La trajectoire et l'importance de Yoko Komatsubara méritait sans aucun doute un hommage de la part de la Biennale. Une reconnaissance d'une figure qui a énormément contribué au développement du flamenco non seulement au Japon mais à travers tout le continent asiatique. Mais la politesse ne coûte rien, céder le Teatro de la Maestranza pour une telle finalité est un acte disproportionné. Le spectacle auquel nous avons assisté hier, depuis le niveau d'exigence que requiert le festival, se défend difficilement et encore moins dans le point de mire de toute la Biennale.
La réaction du public fut très révélatrice. Avec un théâtre rempli à moins de la moitié, La Maestranza présentait le pire aspect jusqu'à aujourd'hui. Sur le spectacle il y a beaucoup à dire et peu de louanges à faire, malheureusement. Beaucoup à raconter car le montage dura deux heures et quarante minutes, une folie.
Le supposé point de départ vient de l'admiration mutuelle que se portent le percusionniste japonais Eitetsu Hayashi et le pianista lebrijano David Peña "Dorantes". Ils le démontrèrent ainsi dans deux numéros, "Sur" et "Relieve", tous les deux basés sur les musiques du second album de Dorantes. La première pièce "Sur", précisément celle qui donne le nom du disque auquel nous nous référons, eut pour fonction d'ouvrir le spectacle. La seconde est basée sur "La danza de las sombras" et dans les deux nous apprécions un essai chargé de bonnes intentions de la part des deux musiciens. Le son désastreux, una fois de plus, contribua à ce que tout reste une anecdote.
A propos des bailes en groupe, il faut dire qu'il étaient loin d'offrir un niveau acceptable, ressemblant plus à un spectacle de fin d'année qu'à une mise en scène professionnelle. Je parle du classique espagnol car c'est ce que le ballet faisant honneur à son nom vint offrir : des batas de cola, castañuelas, "La vida breve" de Falla, la "Danza del fuego" de l'opérette "Benamor" de Pablo Luna et quelques pas de flamenco.
La partie la plus flamenca fut menée par une siguiriya interprétée en duo par Yoko Komatsubara y Currillo de Bormujos, qui furent précédés par un numéro de tambours Kaito qu' "El Junco" remata par un baile por derecho qui restera le meilleur moment de la soirée. Ensuite il y eut des guajiras qui ramenèrent toute l'équipe féminine et le corps de ballet sur scène. Des alegrías avec un "Junco" excessivement rapide et des tangos avec peu d'allure, proches de la chanson pop.

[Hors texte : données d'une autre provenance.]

@@ -223,15 +224,19 @@
 
 static void pack_winox(void *slot, const layer *l) { y2_split_pack_u(slot, l->weights, l->n, l->c); }
 
+static void pack_splitd(void *slot, const layer *l) { y2_splitd_pack_u(slot, l->weights, l->n, l->c, y2_splitd_bn(l->n, ld_of(l)->fused_pool)); }
+
 static size_t wino_slot_bytes(const layer *l) { return (size_t)16 * l->n * l->c * sizeof(float); }
 static size_t winox_slot_bytes(const layer *l) { return y2_split_bytes(y2_split_rows_pad(l->n), l->c); }
 static size_t winos_slot_bytes(const layer *l) { return y2_winos_u_floats(l->n) * sizeof(float); }
+static size_t splitd_slot_bytes(const layer *l) { return y2_splitd_u_elems(l->n, l->c, y2_splitd_bn(l->n, ld_of(l)->fused_pool)) * 2; }
 
 const y2_conv_form y2_conv_forms[Y2_FORM_COUNT] = {
     [Y2_FORM_DIRECT] = { 0, NULL, NULL, y2h_conv_workspace_bytes, NULL },
     [Y2_FORM_WINO] = { 0x57494e4f, wino_slot_bytes, pack_wino, y2h_wino_workspace_bytes, y2h_conv_wino_forward },
     [Y2_FORM_WINOX] = { 0x57494e58, winox_slot_bytes, pack_winox, y2h_wino_split_workspace_bytes, y2h_conv_winox_forward },
     [Y2_FORM_WINOS] = { 0x57494e53, winos_slot_bytes, pack_winos, NULL, y2h_conv_winos_forward },
+    [Y2_FORM_SPLITD] = { 0x53504c44, splitd_slot_bytes, pack_splitd, NULL, y2h_conv_splitd_forward },
 };
 
 static void pack_dense(unsigned char *host, const network *net, int i)
diff --git a/sr_object_detection_amd/csrc/host/y2_internal.h b/sr_object_detection_amd/csrc/host/y2_internal.h
--- a/sr_object_detection_amd/csrc/host/y2_internal.h
+++ b/sr_object_detection_amd/csrc/host/y2_internal.h
@@ -50,7 +50,7 @@
     float *d_tmp;
 } y2_ldev;
 
-enum { Y2_FORM_DIRECT = 0, Y2_FORM_WINO, Y2_FORM_WINOX, Y2_FORM_WINOS, Y2_FORM_COUNT };
+enum { Y2_FORM_DIRECT = 0, Y2_FORM_WINO, Y2_FORM_WINOX, Y2_FORM_WINOS, Y2_FORM_SPLITD, Y2_FORM_COUNT };
 typedef struct y2_conv_form {
     uint64_t sig;
     size_t (*slot_bytes)(const layer *l);
@@ -211,6 +211,7 @@
 void y2_input_form(const network *net, y2_in_form *f);
 void y2_input_view(const network *net, int i, const float **x, int *ldx);
 void y2_conv_desc(const network *net, int i, y2h_conv *c, const float *x, int ldx);
+int y2_conv_layer_form(const y2h_conv *c, int fused_pool, char *name, size_t name_len);
 int y2_conv_form_of(const y2h_conv *c, int fused_pool, char *name, size_t name_len);
 
 void y2_bn_slots(size_t *off, int n, size_t *mean, size_t *scale, size_t *rinv);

Le moment de plus grande virtuosité vint avec le dernier numéro, "Hibiki", un déploiement de tambours japonais et une chorégraphie d'un meilleur niveau esthétique.
Il faut souligner le grand travail d'éclairage et le ton général que Juan José Amador apporta à chacun des cantes.
Au sujet des défauts, en plus du fait que le théâtre était trop grand pour le spectacle, il faut noter le mariage forcé qu'il prétend entre le flamenco et les musiques traditionnelles. La fusion doit venir d'une connaissance absolue des deux arts que l'on prétend mélanger, en principe. En l'occurrence rien ne se marie ni ne fonctionne. Unir des tambours traditionnels japonais et un bailaor, cela assure une absurdité sans remède. Et c'est arrivé. Si nous avions eu des djembés sénégalais ou une batucada brésilienne le résultat aurait été similaire, un manque de cohérence flagrant.
Sans mettre en doute la reconnaissance que Yoko Komatsubara mérite, le fossé entre ce que l'on exige à une Biennale et ce que nous avons contemplé hier est abyssal, en plus de lui rendre hommage, on lui a fait du tort.